**Aim of the exercise**
Please filter the entries for the word "constexpr" and copy every line that has it.

**Data for review**
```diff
@@ -472,13 +535,18 @@
   auto row = [&](auto strict_tag, int t, double xn, const RowState& in, RowState& out) {
     constexpr bool STRICT_ROW = STRICT && decltype(strict_tag)::value;
     double fEl[CPL], vEl[CPL];
+    RingRow rb;
     if (POST) {
-      wait_vmcnt<RING_WAIT>();
-      ring_read_row(ring_base + ((t + 1) % RING_D) * ROW_BYTES, lane, out.b);
+      wait_vmcnt<RING_WAIT_LATE>();
+      ring_read_issue(ring_base + ((t + 1) % RING_D) * ROW_BYTES, lane, rb);
       if constexpr (MASKED)
-        ring_dma_row_masked(dma_src + (size_t)cur_dma.at(w, min(t + 1 + RING_D, T)) * P, ring_base + ((t + 1) % RING_D) * ROW_BYTES, dma_mask, dma_half);
+        ring_dma_row_masked(dma_src + (size_t)cur_dma.at(w, min(t + RING_D, T)) * P, ring_base + (t % RING_D) * ROW_BYTES, dma_mask, dma_half);
       else
-        ring_dma_row(dma_src + (size_t)cur_dma.at(w, min(t + 1 + RING_D, T)) * P, ring_base + ((t + 1) % RING_D) * ROW_BYTES);
+        ring_dma_row(dma_src + (size_t)cur_dma.at(w, min(t + RING_D, T)) * P, ring_base + (t % RING_D) * ROW_BYTES);
+      if constexpr (STRICT_ROW) {
+        DYN_LGKM_WAIT(0, DYN_RING_ROW_OPERANDS(rb));
+        ring_row_landed(rb, out.b);
+      }
     }
     from_left(in.fE, fEl);
     if (POST) from_left(in.vE, vEl);
@@ -489,31 +557,56 @@
     for (int j = 0; j < CPL; ++j) a1[j] = in.fM[j] + in.e[j];
 #pragma unroll
     for (int j = 0; j < CPL; ++j) a2[j] = (in.fE[j] + in.e[j]) + e2;
+    double LPM[CPL], LPE[CPL], alt[CPL];
+    auto post_e = [&](auto j0, auto cnt) {
+#pragma unroll
+      for (int j = j0; j < j0 + cnt; ++j) LPE[j] = (out.fE[j] + in.b[j]) - Z;
+#pragma unroll
+      for (int j = j0; j < j0 + cnt; ++j) out.vE[j] = max_f64(in.vM[j], in.vE[j]) + LPE[j];
+#pragma unroll
+      for (int j = j0; j < j0 + cnt; ++j) alt[j] = in.vM[j] + LPE[j];
+    };
     if constexpr (STRICT_ROW) {
       SoftplusLookup<CPL> L;
       log_plus_issue<CPL>(a1, a2, L, s_tab);
       emission(true, xn, out.e);
       log_plus_finish_certified(L, out.fE, strict_tab(s_tab), nfb);
-    } else {
+    } else if constexpr (!POST) {
       SoftplusLookup<CPL> L;
       log_plus_issue<CPL>(a1, a2, L, s_tab);
       emission(false, xn, out.e);
-      if constexpr (!POST) dynmath::log_plus_finish3<CPL>(L, out.fE);
-      else log_plus_finish<CPL>(L, out.fE);
+      dynmath::log_plus_finish3<CPL>(L, out.fE);
+    } else {
+      static_assert(CPL == 7, "1 + 2 + 2 + 2 cells");
+      const unsigned tab_addr = (unsigned)(size_t)(__attribute__((address_space(3))) const SoftplusNode*)s_tab;
+      LookupGroup<1> G0;
+      LookupGroup<2> G1, G3, G5;
+      lp_issue_cells<0, 1>(a1, a2, G0, tab_addr);
+      lp_issue_cells<1, 2>(a1, a2, G1, tab_addr);
+      double xe = xn;
+      asm volatile("" : "+s"(xe));
+      emission(false, xe, out.e);
+      DYN_LGKM_WAIT(2, "+v"(G0.nd[0]), "+v"(out.e[0]), "+v"(out.e[1]), "+v"(out.e[2]), "+v"(out.e[3]), "+v"(out.e[4]), "+v"(out.e[5]), "+v"(out.e[6]));
+      lp_finish_cells<0, 1>(G0, out.fE);
+      lp_issue_cells<3, 2>(a1, a2, G3, tab_addr);
+      DYN_LGKM_WAIT(2, "+v"(G1.nd[0]), "+v"(G1.nd[1]), "+v"(out.fE[0]));
+      lp_finish_cells<1, 2>(G1, out.fE);
+      lp_issue_cells<5, 2>(a1, a2, G5, tab_addr);
+      DYN_LGKM_WAIT(2, "+v"(G3.nd[0]), "+v"(G3.nd[1]), "+v"(out.fE[1]), "+v"(out.fE[2]));
+      lp_finish_cells<3, 2>(G3, out.fE);
+      post_e(std::integral_constant<int, 0>{}, std::integral_constant<int, 5>{});
+      DYN_LGKM_WAIT(0, "+v"(G5.nd[0]), "+v"(G5.nd[1]), "+v"(alt[0]), "+v"(alt[1]), "+v"(alt[2]), "+v"(alt[3]), "+v"(alt[4]), DYN_RING_ROW_OPERANDS(rb));
+      ring_row_landed(rb, out.b);
+      lp_finish_cells<5, 2>(G5, out.fE);
+      post_e(std::integral_constant<int, 5>{}, std::integral_constant<int, 2>{});
     }
     if (POST) {
-      double LPM[CPL], LPE[CPL], alt[CPL];
       uint64_t bj[CPL];
+      if constexpr (STRICT_ROW) post_e(std::integral_constant<int, 0>{}, std::integral_constant<int, CPL>{});
 #pragma unroll
       for (int j = 0; j < CPL; ++j) LPM[j] = (out.fM[j] + (out.b[j] + out.e[j])) - Z;
 #pragma unroll
-      for (int j = 0; j < CPL; ++j) LPE[j] = (out.fE[j] + in.b[j]) - Z;
-#pragma unroll
       for (int j = 0; j < CPL; ++j) out.vM[j] = vEl[j] + LPM[j];
-#pragma unroll
-      for (int j = 0; j < CPL; ++j) out.vE[j] = max_f64(in.vM[j], in.vE[j]) + LPE[j];
-#pragma unroll
-      for (int j = 0; j < CPL; ++j) alt[j] = in.vM[j] + LPE[j];
 #pragma unroll
       for (int j = 0; j < CPL; ++j) bj[j] = __ballot(out.vE[j] == alt[j]);
       unsigned wlo, whi;
```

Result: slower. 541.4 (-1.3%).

**Reply to the task**
     constexpr bool STRICT_ROW = STRICT && decltype(strict_tag)::value;
       if constexpr (MASKED)
+      if constexpr (STRICT_ROW) {
     if constexpr (STRICT_ROW) {
+    } else if constexpr (!POST) {
-      if constexpr (!POST) dynmath::log_plus_finish3<CPL>(L, out.fE);
+      if constexpr (STRICT_ROW) post_e(std::integral_constant<int, 0>{}, std::integral_constant<int, CPL>{});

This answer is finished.